int stack_call_check(const StackCall &c, const StackRules &r) {
    const int S = c.in.S, pool = c.in.pool;
    G4D_REQUIRE(c.mode >= 0 && c.mode <= (r.csr ? LOAD_CSR : LOAD_INTERP), "%s: %s", c.name, r.bad_mode);
    if (r.max_layers) G4D_REQUIRE(c.nlayers >= 1 && c.nlayers <= r.max_layers, "%s: 1..%d layers", c.name, r.max_layers);
    G4D_REQUIRE(c.rows >= 0 && c.rows < r.max_rows && c.in.K > 0, "%s: bad sizes", c.name);
    if (c.rows == 0) return kEmptyLaunch;
    G4D_REQUIRE(has_layer_arrays(c), "%s: null pointer", c.name);
    if (!r.max_layers) G4D_REQUIRE(g4d_mlp_chain_supported(c.nlayers, c.Cout), "%s: unsupported layer widths (see g4d_mlp_chain_supported)", c.name);
    G4D_REQUIRE(pool >= 0 && pool <= 2, "%s: pool must be 0|1|2", c.name);
    if (pool) G4D_REQUIRE((S == 4 || S == 8 || S == 16 || S == 32 || S == 64) && c.rows % S == 0, "%s: pooling needs S in {4,8,16,32,64}", c.name);
    for (int l = 0; l < c.nlayers; ++l) {
        const void *const *Wl = c.W + (size_t)l * r.w_pieces;
        G4D_REQUIRE(Wl[0] && (r.w_pieces == 1 || (Wl[1] && Wl[2])) && c.scale[l] && c.shift[l] && c.Kpad[l] % r.kpad_multiple == 0 && c.Cout[l] > 0, "%s: bad layer %d", c.name, l);
    }
    G4D_REQUIRE(tap_layer_of(c) < c.nlayers - 1, "%s: tap must be a hidden layer", c.name);
    return G4D_OK;
}
}

extern "C" unsigned g4d_mlp_args_size(void) { return (unsigned)sizeof(g4d_mlp_args); }

extern "C" int g4d_mlp_run(int family, const g4d_mlp_args *args, g4d_stream_t stream) {
    using namespace g4d;
    G4D_REQUIRE(args, "g4d_mlp_run: null argument block");
    G4D_REQUIRE(args->version == G4D_MLP_ARGS_VERSION, "g4d_mlp_run: argument block version %u, this library speaks %d", args->version, G4D_MLP_ARGS_VERSION);
    G4D_REQUIRE(args->size >= 16 && args->size <= sizeof(g4d_mlp_args), "g4d_mlp_run: argument block of %u bytes, this library's is %u (a newer caller?)",
                args->size, (unsigned)sizeof(g4d_mlp_args));
    g4d_mlp_args a;
    memset(&a, 0, sizeof(a));
    memcpy(&a, args, args->size);
    if (args->size < offsetof(g4d_mlp_args, tap_layer) + sizeof(int)) a.tap_layer = -1;
    if (family != G4D_MLP_CHAIN_BF16) a.unknown_grid = nullptr;
    hipStream_t st = reinterpret_cast<hipStream_t>(stream);
    switch (family) {
        case G4D_MLP_STACK_F32: return mlp_stack_f32_run(stack_call("g4d_mlp_stack_f32", a), st);
        case G4D_MLP_STACK_BF16: return mlp_stack_bf16_run(stack_call("g4d_mlp_stack_bf16", a), st);
        case G4D_MLP_WAVE_F32: return mlp_wave_f32_run(stack_call("g4d_mlp_wave_f32", a), st);
        case G4D_MLP_CHAIN_F32: return mlp_chain_f32_run(stack_call("g4d_mlp_chain_f32", a), st);
        case G4D_MLP_CHAIN_BF16: return mlp_chain_bf16_run(stack_call("g4d_mlp_chain_bf16", a), st);
        case G4D_MLP_CHAIN_BF16X3: return mlp_chain_bf16x3_run(stack_call("g4d_mlp_chain_bf16x3", a), st);
    }
    set_error("g4d_mlp_run: unknown kernel family %d", family);
    return G4D_EINVAL;
}

#define G4D_MLP_LOADERS                                                                                                                       \
    int mode, long long rows, int K0,  const float *X, int ldx,                                                            \
     int N, int P, int S, int C, int use_xyz, const float *xyz, const float *new_xyz, const float *feats, const int *idx,        \
     int n, int m, int C2, int C1, const float *known_feats, const float *skip, const float *dist2, const int *nn_idx
#define G4D_MLP_LAYERS(WT)                                                                                                                    \
    int nlayers, const WT *const *W, const float *const *scale, const float *const *shift, const int *Kpad, const int *Cout, const int *relu, \
     int pool, float *out, int ldo, int col0
#define G4D_MLP_COMMON                                                                                                                        \
    mode, rows, K0, X, ldx, N, P, S, C, use_xyz, xyz, new_xyz, feats, idx, n, m, C2, C1, known_feats, skip, dist2, nn_idx, nlayers,         \
    reinterpret_cast<const void *const *>(W), scale, shift, Kpad, Cout, relu, pool, out, ldo, col0

static g4d_mlp_args pack_args(G4D_MLP_LOADERS, G4D_MLP_LAYERS(void), int tap_layer = -1, float *tap_out = nullptr, int tap_ld = 0) {
    g4d_mlp_args a;
    memset(&a, 0, sizeof(a));
    a.size = (unsigned)sizeof(a); a.version = G4D_MLP_ARGS_VERSION;
    a.mode = mode; a.rows = rows; a.K0 = K0; a.X = X; a.ldx = ldx;
    a.N = N; a.P = P; a.S = S; a.C = C; a.use_xyz = use_xyz; a.xyz = xyz; a.new_xyz = new_xyz; a.feats = feats; a.idx = idx;
    a.n = n; a.m = m; a.C2 = C2; a.C1 = C1; a.known_feats = known_feats; a.skip = skip; a.dist2 = dist2; a.nn_idx = nn_idx;
    a.nlayers = nlayers; a.W = W; a.scale = scale; a.shift = shift; a.Kpad = Kpad; a.Cout = Cout; a.relu = relu;
    a.pool = pool; a.out = out; a.ldo = ldo; a.col0 = col0; a.tap_layer = tap_layer; a.tap_out = tap_out; a.tap_ld = tap_ld;
    return a;
}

■ ■ ■

## Your instructions:
Line by line, copy the data above exactly as it reads.

## Response below:
int stack_call_check(const StackCall &c, const StackRules &r) {
    const int S = c.in.S, pool = c.in.pool;
    G4D_REQUIRE(c.mode >= 0 && c.mode <= (r.csr ? LOAD_CSR : LOAD_INTERP), "%s: %s", c.name, r.bad_mode);
    if (r.max_layers) G4D_REQUIRE(c.nlayers >= 1 && c.nlayers <= r.max_layers, "%s: 1..%d layers", c.name, r.max_layers);
    G4D_REQUIRE(c.rows >= 0 && c.rows < r.max_rows && c.in.K > 0, "%s: bad sizes", c.name);
    if (c.rows == 0) return kEmptyLaunch;
    G4D_REQUIRE(has_layer_arrays(c), "%s: null pointer", c.name);
    if (!r.max_layers) G4D_REQUIRE(g4d_mlp_chain_supported(c.nlayers, c.Cout), "%s: unsupported layer widths (see g4d_mlp_chain_supported)", c.name);
    G4D_REQUIRE(pool >= 0 && pool <= 2, "%s: pool must be 0|1|2", c.name);
    if (pool) G4D_REQUIRE((S == 4 || S == 8 || S == 16 || S == 32 || S == 64) && c.rows % S == 0, "%s: pooling needs S in {4,8,16,32,64}", c.name);
    for (int l = 0; l < c.nlayers; ++l) {
        const void *const *Wl = c.W + (size_t)l * r.w_pieces;
        G4D_REQUIRE(Wl[0] && (r.w_pieces == 1 || (Wl[1] && Wl[2])) && c.scale[l] && c.shift[l] && c.Kpad[l] % r.kpad_multiple == 0 && c.Cout[l] > 0, "%s: bad layer %d", c.name, l);
    }
    G4D_REQUIRE(tap_layer_of(c) < c.nlayers - 1, "%s: tap must be a hidden layer", c.name);
    return G4D_OK;
}
}

extern "C" unsigned g4d_mlp_args_size(void) { return (unsigned)sizeof(g4d_mlp_args); }

extern "C" int g4d_mlp_run(int family, const g4d_mlp_args *args, g4d_stream_t stream) {
    using namespace g4d;
    G4D_REQUIRE(args, "g4d_mlp_run: null argument block");
    G4D_REQUIRE(args->version == G4D_MLP_ARGS_VERSION, "g4d_mlp_run: argument block version %u, this library speaks %d", args->version, G4D_MLP_ARGS_VERSION);
    G4D_REQUIRE(args->size >= 16 && args->size <= sizeof(g4d_mlp_args), "g4d_mlp_run: argument block of %u bytes, this library's is %u (a newer caller?)",
                args->size, (unsigned)sizeof(g4d_mlp_args));
    g4d_mlp_args a;
    memset(&a, 0, sizeof(a));
    memcpy(&a, args, args->size);
    if (args->size < offsetof(g4d_mlp_args, tap_layer) + sizeof(int)) a.tap_layer = -1;
    if (family != G4D_MLP_CHAIN_BF16) a.unknown_grid = nullptr;
    hipStream_t st = reinterpret_cast<hipStream_t>(stream);
    switch (family) {
        case G4D_MLP_STACK_F32: return mlp_stack_f32_run(stack_call("g4d_mlp_stack_f32", a), st);
        case G4D_MLP_STACK_BF16: return mlp_stack_bf16_run(stack_call("g4d_mlp_stack_bf16", a), st);
        case G4D_MLP_WAVE_F32: return mlp_wave_f32_run(stack_call("g4d_mlp_wave_f32", a), st);
        case G4D_MLP_CHAIN_F32: return mlp_chain_f32_run(stack_call("g4d_mlp_chain_f32", a), st);
        case G4D_MLP_CHAIN_BF16: return mlp_chain_bf16_run(stack_call("g4d_mlp_chain_bf16", a), st);
        case G4D_MLP_CHAIN_BF16X3: return mlp_chain_bf16x3_run(stack_call("g4d_mlp_chain_bf16x3", a), st);
    }
    set_error("g4d_mlp_run: unknown kernel family %d", family);
    return G4D_EINVAL;
}

#define G4D_MLP_LOADERS                                                                                                                       \
    int mode, long long rows, int K0,  const float *X, int ldx,                                                            \
     int N, int P, int S, int C, int use_xyz, const float *xyz, const float *new_xyz, const float *feats, const int *idx,        \
     int n, int m, int C2, int C1, const float *known_feats, const float *skip, const float *dist2, const int *nn_idx
#define G4D_MLP_LAYERS(WT)                                                                                                                    \
    int nlayers, const WT *const *W, const float *const *scale, const float *const *shift, const int *Kpad, const int *Cout, const int *relu, \
     int pool, float *out, int ldo, int col0
#define G4D_MLP_COMMON                                                                                                                        \
    mode, rows, K0, X, ldx, N, P, S, C, use_xyz, xyz, new_xyz, feats, idx, n, m, C2, C1, known_feats, skip, dist2, nn_idx, nlayers,         \
    reinterpret_cast<const void *const *>(W), scale, shift, Kpad, Cout, relu, pool, out, ldo, col0

static g4d_mlp_args pack_args(G4D_MLP_LOADERS, G4D_MLP_LAYERS(void), int tap_layer = -1, float *tap_out = nullptr, int tap_ld = 0) {
    g4d_mlp_args a;
    memset(&a, 0, sizeof(a));
    a.size = (unsigned)sizeof(a); a.version = G4D_MLP_ARGS_VERSION;
    a.mode = mode; a.rows = rows; a.K0 = K0; a.X = X; a.ldx = ldx;
    a.N = N; a.P = P; a.S = S; a.C = C; a.use_xyz = use_xyz; a.xyz = xyz; a.new_xyz = new_xyz; a.feats = feats; a.idx = idx;
    a.n = n; a.m = m; a.C2 = C2; a.C1 = C1; a.known_feats = known_feats; a.skip = skip; a.dist2 = dist2; a.nn_idx = nn_idx;
    a.nlayers = nlayers; a.W = W; a.scale = scale; a.shift = shift; a.Kpad = Kpad; a.Cout = Cout; a.relu = relu;
    a.pool = pool; a.out = out; a.ldo = ldo; a.col0 = col0; a.tap_layer = tap_layer; a.tap_out = tap_out; a.tap_ld = tap_ld;
    return a;
}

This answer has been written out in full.